Many of the assignments in the trace are superfluous, e.g. all the copying back and forth between registers r1, r1, r2 and accumulator a. This could be easily solved by an even more intelligent optimization utilizing SSA form.

Both partial evaluation and meta-tracing can be used to transform the example bytecode computing a square into a form that shows the essential computation that is going on, without the interpretation overhead. The naive partial evaluator produces lots of extra blocks that just jump around, which could be solved with a post-processing step.
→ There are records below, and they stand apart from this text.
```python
def _conv_desc(n, h, w_, ho, wo, cin, cout, coutp, ipe, ks, stride, pad, dtype, *, dilate=False, in_shared=False, in_ld=0,
               in_coff=0, out_ld=0, out_coff=0, res_mode=hip.RES_NONE, res_ld=0, res_coff=0, act=hip.ACT_NONE, drop_p=0.0, seed=0,
               w_fp8=False, in_fp8=False, in_scale=1.0, bn_ipe=0, shuffle2_c=0):
# ... 271 lines not shown
                                stream_ptr()), "pmoe_pack_bias")


def act_fwd(x, y, act, drop_p=0.0, seed=0):
    check(load().pmoe_act_fwd(ptr(x, "x"), ptr(y, "y", x.dtype), x.numel(), act, float(drop_p), int(seed), dt(x), stream_ptr()),
          "pmoe_act_fwd")


def act_bwd(dy, y, dx, act, drop_p=0.0):
    check(load().pmoe_act_bwd(ptr(dy, "dy"), ptr(y, "y", dy.dtype), ptr(dx, "dx", dy.dtype), dy.numel(), act, float(drop_p),
                              dt(dy), stream_ptr()), "pmoe_act_bwd")


def colstats(x2d_rows_per_expert, x, E, C_, part, nparts, ld=None, coff=0, shiftc=None):
    check(load().pmoe_colstats(ptr(x, "x"), x2d_rows_per_expert, E, C_, ld if ld is not None else x.shape[-1], coff,
                               ptr(part, "part", torch.float32), nparts, ptr(shiftc, "shiftc", torch.float32), dt(x),
                               stream_ptr()), "pmoe_colstats")


def reduce_partials(part_in, part_out, E, nin, nout, width):
    check(load().pmoe_reduce_partials(ptr(part_in, "part_in", torch.float32), ptr(part_out, "part_out", torch.float32),
                                      E, nin, nout, width, stream_ptr()), "pmoe_reduce_partials")


def bn_finalize(part, nparts, count, gamma_tab, beta_tab, rmean_tab, rvar_tab, momentum, eps, training, scale, shift,
                mean, invstd, E, C_, shiftc=None):
    f32 = torch.float32
    check(load().pmoe_bn_finalize(ptr(part, "part", f32), nparts, count, ptr(gamma_tab), ptr(beta_tab), ptr(rmean_tab),
                                  ptr(rvar_tab), momentum, eps, int(training), ptr(scale, "scale", f32),
                                  ptr(shift, "shift", f32), ptr(mean, "mean", f32), ptr(invstd, "invstd", f32), E, C_,
                                  ptr(shiftc, "shiftc", f32), stream_ptr()), "pmoe_bn_finalize")


def bn_apply(x, res, y, scale, shift, mean, rpe, E, C_, relu, y_coff=0, y_fp8=None, in_scale=1.0):
    if y_fp8 is not None and (y_fp8.dtype != torch.uint8 or y_fp8.shape != y.shape):
        raise ValueError("bn_apply: y_fp8 must be a uint8 tensor of y's shape")
    check(load().pmoe_bn_apply(ptr(x, "x"), ptr(res, "res", x.dtype), ptr(y, "y", x.dtype), ptr(scale), ptr(shift),
                               ptr(mean, "mean", torch.float32), rpe,
                               E, C_, int(relu), y.shape[-1], y_coff, dt(x), ptr(y_fp8, "y_fp8", torch.uint8),
                               float(in_scale), stream_ptr()), "pmoe_bn_apply")


def bn_apply_pool2(x, y, pooled, scale, shift, mean, ipe, E, C_, relu, y_coff=0):
    n, h, w_, c = _nhwc(x, "x")
    if c != C_ or tuple(pooled.shape) != (n, h // 2, w_ // 2, C_) or tuple(y.shape[:3]) != (n, h, w_) or n != E * ipe:
        raise ValueError("bn_apply_pool2: x [E*ipe,H,W,C], y [E*ipe,H,W,ld], pooled [E*ipe,H/2,W/2,C]")
    check(load().pmoe_bn_apply_pool2(ptr(x, "x"), ptr(y, "y", x.dtype), ptr(pooled, "pooled", x.dtype), ptr(scale), ptr(shift),
                                     ptr(mean, "mean", torch.float32), ipe, h, w_, E, C_, int(relu), y.shape[-1], y_coff, dt(x),
                                     stream_ptr()), "pmoe_bn_apply_pool2")


def bn_bwd_reduce(dy, y, x, mean, invstd, scale, shift, rpe, E, C_, relu, part, nparts, gmask=None):
    check(load().pmoe_bn_bwd_reduce(ptr(dy, "dy"), ptr(y, "y", dy.dtype), ptr(x, "x", dy.dtype), ptr(mean), ptr(invstd),
                                    ptr(scale), ptr(shift), rpe, E, C_, int(relu), ptr(part, "part", torch.float32), nparts,
                                    ptr(gmask, "gmask", dy.dtype), dt(dy), stream_ptr()), "pmoe_bn_bwd_reduce")


def bn_bwd_finalize(part, nparts, count, dgamma, dbeta, c1, c2, E, C_):
    check(load().pmoe_bn_bwd_finalize(ptr(part), nparts, count, ptr(dgamma), ptr(dbeta), ptr(c1), ptr(c2), E, C_,
                                      stream_ptr()), "pmoe_bn_bwd_finalize")


def bn_bwd_apply(dy, y, x, mean, invstd, scale, shift, c1, c2, dx, gmask, rpe, E, C_, relu):
    check(load().pmoe_bn_bwd_apply(ptr(dy, "dy"), ptr(y, "y", dy.dtype), ptr(x, "x", dy.dtype), ptr(mean), ptr(invstd),
                                   ptr(scale), ptr(shift), ptr(c1), ptr(c2), ptr(dx, "dx", dy.dtype), ptr(gmask, "gmask", dy.dtype),
                                   rpe, E, C_, int(relu), dt(dy), stream_ptr()), "pmoe_bn_bwd_apply")


def stem_tail_stats(z2, sc2, sh2, mu2, part, nparts, E, ipe, shiftc=None, part_x=None):
    n, h, w_, c = _nhwc(z2, "z2")
    check(load().pmoe_stem_tail_stats(ptr(z2, "z2"), ptr(sc2), ptr(sh2), ptr(mu2), ptr(part, "part", torch.float32), nparts,
                                      ptr(shiftc, "shiftc", torch.float32), ptr(part_x, "part_x", torch.float32), E, ipe,
                                      h, w_, c, dt(z2), stream_ptr()), "pmoe_stem_tail_stats")


def _consts12(consts):
    return (C.c_void_p * 12)(*[t.data_ptr() if t is not None else None for t in consts])


def stem_tail_pooled(y, dpool, argmax, consts, part4, nparts, E):
    n, ho, wo, c = _nhwc(y, "y")
    check(load().pmoe_stem_tail_pooled(ptr(y, "y"), ptr(dpool, "dpool", y.dtype), ptr(argmax, "argmax", torch.uint8),
                                       _consts12(consts), ptr(part4, "part4", torch.float32), nparts, E,
                                       (n // E) * ho * wo, c, dt(y), stream_ptr()), "pmoe_stem_tail_pooled")


def stem_tail_combine(part4, np4, part_x, npx, consts, count, out1, out2, E, c):
    f32 = torch.float32
    check(load().pmoe_stem_tail_combine(ptr(part4, "part4", f32), np4, ptr(part_x, "part_x", f32), npx, _consts12(consts),
                                        count, ptr(out1, "out1", f32), ptr(out2, "out2", f32), E, c, stream_ptr()),
          "pmoe_stem_tail_combine")


def stem_tail_pool(z2, y, argmax, sc2, sh2, sc1, sh1, mu2, mu1, ipe):
    n, h, w_, c = _nhwc(z2, "z2")
    check(load().pmoe_stem_tail_pool(ptr(z2, "z2"), ptr(y, "y", z2.dtype), ptr(argmax, "argmax", torch.uint8), ptr(sc2),
                                     ptr(sh2), ptr(sc1), ptr(sh1), ptr(mu2), ptr(mu1), n, ipe, h, w_, c, dt(z2), stream_ptr()),
          "pmoe_stem_tail_pool")

# ... 397 lines not shown
```

Baseline: 1911 samples/s.

## Store ReLU masks as packed bits for residual BN backward

For residual BN+ReLU layers in bf16 training, the forward apply kernel now writes a 1-bit-per-channel ReLU mask, and the backward reduce and apply kernels read that mask instead of reloading the full bf16 output. This cuts backward memory traffic for the y tensor to one sixteenth, at the cost of an extra small write in forward. The colstats backward loop is also unrolled over four rows to batch loads and hide latency.

```diff
diff --git a/include/pmoe_hip.h b/include/pmoe_hip.h
--- a/include/pmoe_hip.h
+++ b/include/pmoe_hip.h
@@ -25,6 +25,8 @@
 #define PMOE_RES_DSIGMOID 5
 #define PMOE_RES_DBN 6
 #define PMOE_RES_INBN 7
+
+#define PMOE_RELU_BITS 2
 
 #define PMOE_ABI_VERSION 401
 int pmoe_version(void);
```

The tracer by itself produces uselessly short traces, but with a simple trick of starting the trace at a different point the results become a lot better.
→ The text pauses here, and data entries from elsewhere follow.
__device__ __forceinline__ float wave_sum(float v) {
#pragma unroll
  for (int o = 32; o > 0; o >>= 1) v += __shfl_xor(v, o, 64);
  return v;
}
__device__ __forceinline__ double wave_sum_d(double v) {
#pragma unroll
  for (int o = 32; o > 0; o >>= 1) v += __shfl_xor(v, o, 64);
  return v;
}

__device__ __forceinline__ void add_f4(float4& a, const float4& b) {
  a.x += b.x; a.y += b.y; a.z += b.z; a.w += b.w;
}

inline int ceil_div(long a, long b) { return (int)((a + b - 1) / b); }

int skinny_out_launch(int mode, const float* in, const float* wp, const float* bias,
                      const float* addend, float* out, int N, int Hi, int Wi, int Cin, int Ho,
                      int Wo, int R, int S, int st, int pad, int reflect, int act, float slope,
                      hipStream_t s, int co_real = 4);
void rk_fprop_launch(const float* x, const float* wp, const float* bias, float* y, int N, int H, int W,
                     int C, int Ho, int Wo, int Cop, int R, int S, int st, int padh, int padw, int reflect,
                     int act, float slope, int kind, int math, hipStream_t s);
long rk_cp_ld(long P);
bool bf_convT_phases_ok(int C, int Cop, int math);
int bf_convT_phases_launch(const float* x, const void* const ws[4], const float* bias, float* y, int N, int H, int W,
                           int C, int Cop, int act, float slope, int math, hipStream_t s, int full = 0);
int bf_fprop_launch(const float* x, const void* wsplit, long wps, const float* bias, float* y, int N,
                    int H, int W, int C, int Ho, int Wo, int Cop, int R, int S, int st, int padh, int padw,
                    int reflect, int act, float slope, int math, int kind, hipStream_t s,
                    double* part = nullptr, float* tws = nullptr, size_t tws_floats = 0, const float* addend = nullptr,
                    int oph = 0);
bool tap64_ok(int Cx, int R, int W, int math);
int tap64_launch(const float* x, const void* wsplit, long wps, const float* bias, float* y, int N, int H, int W,
                 int pad, int reflect, int act, float slope, int math, hipStream_t s);
bool c4_direct_ok(int C, int Cop, int R, int S, int st, int Ho, int Wo, int math);
int c4_direct_launch(const float* x, const void* wsplit, long wps, const float* bias, float* y, int N, int H, int W,
                     int Ho, int Wo, int R, int S, int pad, int reflect, int act, float slope, int math, double* part,
                     hipStream_t s);
bool bf_dgrad_refl1_ok(int N, int H, int W, int Cy, int Cx, int math);
size_t bf_dgrad_refl1_ws_floats(int N, int H, int W, int Cy, int Cx, int math);
size_t bf_dgrad_refl1_slabs(int N, int H, int W, int Cy, int Cx, int math, BorderSlabs* b);
int bf_dgrad_refl1_launch(const float* dy, const void* wsplit, long wps, const float* addend, float* dx, int N, int H,
                          int W, int Cy, int Cx, int math, hipStream_t s, float* ws, size_t ws_floats, bool add_border);
bool bf_dgrad_refl1_inb_ok(int N, int H, int W, int Cy, int Cx, int math);
int bf_dgrad_refl1_inb_slices(int H, int W);
int bf_dgrad_refl1_inb_launch(const float* dy, const void* wsplit, long wps, const float* addend, float* dx, int N,
                              int H, int W, int Cy, int Cx, int math, hipStream_t s, float* ws, size_t ws_floats,
                              const float* z, const float* st, double* part, int act, float slope,
                              const __bf16* apl = nullptr, long pps = 0);
size_t bf_fprop_ws_floats(long M, int Cop, int C, int R, int S, int math);
int bf_tail_ks(long M, int Cop, int m_split, int nk);
void bf_split_plan(long M, int Cop, int C, int R, int S, int math, int kind, int* m_first, int* ks_out);
void bf_plan(long M, int Cop, int math, int kind, int* kind_out, int* m_split_out, int* tail_out);
void bf_nhwc_to_planes(const float* x, void* y, long P, int Cs, int np, hipStream_t s, int row_in = 0,
                       int row_out = 0);
void bf_wgrad_launch(const float* xt, const void* dyp, float* slab, int N, int H, int W, int Cx, int Ho,
                     int Wo, int Cyp, int S, int pad, int st, int Mw, int chunk, int nsplit, int kind, int math,
                     hipStream_t s);
void bf_wgrad_geom(int kind, int math, int* bm, int* bn, int* bk, int* slots);
bool bf_wgrad_nhwc_ok(int kind, int Wo, int Cx, int Cyp);
void bf_wgrad_nhwc_launch(const float* x, const void* dy, long pps, bool bf32, float* slab, int N, int H, int W,
                          int Cx, int Ho, int Wo, int Cyp, int S, int pad, int st, int reflect, int Mw, int chunk,
                          int nsplit, int kind, hipStream_t s, float* dwd = nullptr, int dco = 0, int dacc = 0);
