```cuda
__device__ __forceinline__ uint64_t wgmma_desc_sw128_kmajor(uint32_t smem_addr) {
  uint64_t d = 0;
  d |= (uint64_t)((smem_addr & 0x3FFFF) >> 4);
  d |= (uint64_t)1 << 16;
  d |= (uint64_t)64 << 32;
  d |= (uint64_t)1 << 62;
  return d;
}

__device__ __forceinline__ uint64_t wgmma_desc_sw64_kmajor(uint32_t smem_addr) {
  uint64_t d = 0;
  d |= (uint64_t)((smem_addr & 0x3FFFF) >> 4);
  d |= (uint64_t)1 << 16;
  d |= (uint64_t)32 << 32;
  d |= (uint64_t)2 << 62;
  return d;
}

__device__ __forceinline__ void pdl_launch_dependents() { asm volatile("griddepcontrol.launch_dependents;" ::: "memory"); }
__device__ __forceinline__ void pdl_wait() { asm volatile("griddepcontrol.wait;" ::: "memory"); }

__device__ __forceinline__ unsigned long long globaltimer_ns() {
  unsigned long long t;
  asm volatile("mov.u64 %0, %%globaltimer;" : "=l"(t));
  return t;
}

__device__ __forceinline__ void st_f4(float* p, float a, float b, float c, float d) {
  *reinterpret_cast<float4*>(p) = make_float4(a, b, c, d);
}

struct PerDeviceOnce {
  bool done[64] = {};
  bool& cur() {
    int d = 0;
    cudaGetDevice(&d);
    return done[d & 63];
  }
};

template <typename... KArgs, typename... Args>
inline cudaError_t launch_pdl(void (*kernel)(KArgs...), dim3 grid, dim3 block, size_t smem, cudaStream_t st, Args&&... args) {
  cudaLaunchConfig_t cfg = {};
  cfg.gridDim = grid;
  cfg.blockDim = block;
  cfg.dynamicSmemBytes = smem;
  cfg.stream = st;
  static const bool use_pdl = (getenv("S3R_NO_PDL") == nullptr);
  cudaLaunchAttribute attr[1];
  attr[0].id = cudaLaunchAttributeProgrammaticStreamSerialization;
  attr[0].val.programmaticStreamSerializationAllowed = 1;
  cfg.attrs = attr;
  cfg.numAttrs = use_pdl ? 1 : 0;
  return cudaLaunchKernelEx(&cfg, kernel, std::forward<Args>(args)...);
}

}
```

spann3r_b200/csrc/gemm.cu:

```cuda
#include "gemm.cuh"

#include <cmath>
#include <cstdarg>
#include <cstdio>
#include <cstring>

#include "common.cuh"
#include "gemm_epilogue.cuh"
#include "wgmma.cuh"

namespace s3r {

static constexpr int BM = 128;
static constexpr int BK = 32;
static constexpr CUtensorMapSwizzle kSwizzle = CU_TENSOR_MAP_SWIZZLE_64B;
static constexpr int kEpiWarps = 8;
static constexpr int kNumThreads = 128 + 32 * kEpiWarps;
static constexpr int kSmemMax = 227 * 1024;
static constexpr int kAccLD = 36;
static constexpr int kAccBytes = 2 * BM * kAccLD * 4;

template <int BN, int NP>
struct GemmCfg {
  static constexpr int PLANES = NP == 3 ? 2 : 1;
// ... 22 lines not shown
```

In a real meta-tracing system, the meta-tracer would need a way for the author of the interpreter to mark which bytecode corresponds to a backward jump. It would also need better integration with the interpreter to start tracing automatically, as well as cache the traces. Additionally, it would have to deal better with guards that fail a lot, attaching new traces to the failing guards. However, all that is "just" engineering on top of the ideas presented in this series of blog posts.

High-Level Conclusion

Some concluding high-level thoughts about the similarities of tracing and partial evaluation: Tracing and partial evaluation try to tackle a similar problem, that of automatically reducing the interpreter overhead, their approaches are slightly different though.
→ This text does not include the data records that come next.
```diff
   unsigned best_key = 0u, best_row = 0u;
   bool have = false;
-  constexpr int DEPTH = 1;
-  Cx<float> nx[DEPTH][8];
+  unsigned long long top = 0ull, top_min = 0ull;
+  constexpr int DEPTH = XM_COARSE_DEPTH;
+  Raw nx[DEPTH];
   long long s = wave;
 #pragma unroll
   for (int d = 0; d < DEPTH; ++d)
     if (s + d * n_waves < A.n_batch) fetch(s + d * n_waves, nx[d]);
-  auto one_row = [&](Cx<float>* cur, long long s) {
+  auto one_row = [&](Raw& cur, long long s) {
     float re[8], im[8];
     float m = 0.f;
+    Cx<float> x[8];
+    operand(cur, x);
 #pragma unroll
     for (int j = 0; j < 8; ++j) {
-      re[j] = cur[j].re * wnd[j];
-      im[j] = cur[j].im * wnd[j];
+      re[j] = x[j].re * wnd[j];
+      im[j] = x[j].im * wnd[j];
       m = fmaxf(m, fmaxf(fabsf(re[j]), fabsf(im[j])));
     }
     if (s + DEPTH * n_waves < A.n_batch) fetch(s + DEPTH * n_waves, cur);
@@ -161,6 +209,13 @@
     best_row = take ? row : best_row;
     have = true;
     if (lane == 0u) A.est[s] = __uint_as_float(key);
+    const unsigned long long ck = xm_cand_key(key, row);
+    if (ck > top_min) {
+      const unsigned pos = (unsigned)__builtin_popcountll(__ballot(lane < (unsigned)XM_CAND_CAP && top > ck));
+      const unsigned long long up = __shfl_up(top, 1, XM_WAVE);
+      top = lane < pos ? top : (lane == pos ? ck : up);
+      top_min = __shfl(top, XM_CAND_CAP - 1, XM_WAVE);
+    }
   };
   for (; s < A.n_batch; s += DEPTH * n_waves) {
 #pragma unroll
@@ -170,4 +225,23 @@
   if (A.gkey && have && lane == 0u)
     atomicMax(A.gkey + (blockIdx.x % XM_KEY_SLOTS) * XM_KEY_STRIDE,
               ((unsigned long long)best_key << 32) | (unsigned long long)(0xffffffffu - best_row));
+  if (A.gkey) {
+    __syncthreads();
+    unsigned long long* all = strip[0];
+    if (lane < (unsigned)XM_CAND_CAP) all[(threadIdx.x >> 6) * XM_CAND_CAP + lane] = top;
+    __syncthreads();
+    if (threadIdx.x < (unsigned)(kCoarseWaves * XM_CAND_CAP)) {
+      const unsigned rank = xm_cand_rank(all, kCoarseWaves * XM_CAND_CAP, threadIdx.x);
+      unsigned long long* rec = reinterpret_cast<unsigned long long*>(reinterpret_cast<char*>(A.gkey) + XM_KEY_LIST_BYTE) +
+                                (size_t)blockIdx.x * XM_CAND_CAP;
+      if (rank < (unsigned)XM_CAND_CAP) rec[rank] = all[threadIdx.x];
+    }
+    if (blockIdx.x == 0u && threadIdx.x == 0u) {
+      unsigned* hdr = reinterpret_cast<unsigned*>(A.gkey) + XM_KEY_LIST_WORD;
+      hdr[0] = XM_KEY_LIST_TAG;
+      hdr[1] = gridDim.x;
+      hdr[2] = (unsigned)(unsigned long long)A.n_batch;
+      hdr[3] = (unsigned)((unsigned long long)A.n_batch >> 32);
+    }
+  }
 }
diff --git a/xmris_amd/device.py b/xmris_amd/device.py
--- a/xmris_amd/device.py
+++ b/xmris_amd/device.py
@@ -462,7 +462,7 @@
 
 
 def new_argmax_key(device):
-    return _torch().zeros(131072 // 8, dtype=_torch().int64, device=device)
+    return _torch().zeros(262144 // 8, dtype=_torch().int64, device=device)
 
 
 def new_key_result():
```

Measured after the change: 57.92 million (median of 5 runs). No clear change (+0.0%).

Tracing is very close to normal evaluation, only keeping some extra information in the process. But then, the optimizer that is used in a tracer is again very similar in structure to a partial evaluator. The task of the optimizer is much simpler though, because it does not need to deal with control flow at all, just a linear list of operations.

So in a sense tracing is taking those parts of partial evaluation that work (the "just evaluate those things that you can, and leave the others") and replacing the parts that don't (controlling unfolding) by a much more pragmatic mechanism. That mechanism observes actual execution runs of the program to choose control flow paths that are typical. At the same time, the tracer's focus is on loops, because they are where most programs spend significant amounts of time.

Another point of view of tracing is that it is a form of partial evaluation that replaces the control components of a partial evaluator with an oracle (the actual execution runs) that provide the information which paths to look at.

Already in the quite trivial interpreter here the effects of this are visible. The simple partial evaluator over-specializes the loop and produces two identical versions of it, that aren't different. The tracer doesn't, and it also generates only code for the loop itself, not for the initialization opcodes.

That's it for this series. To those that made it, thanks for following along. Also thanks to Samuele and Sven, who consistently gave me good feedback on the posts before I put them here.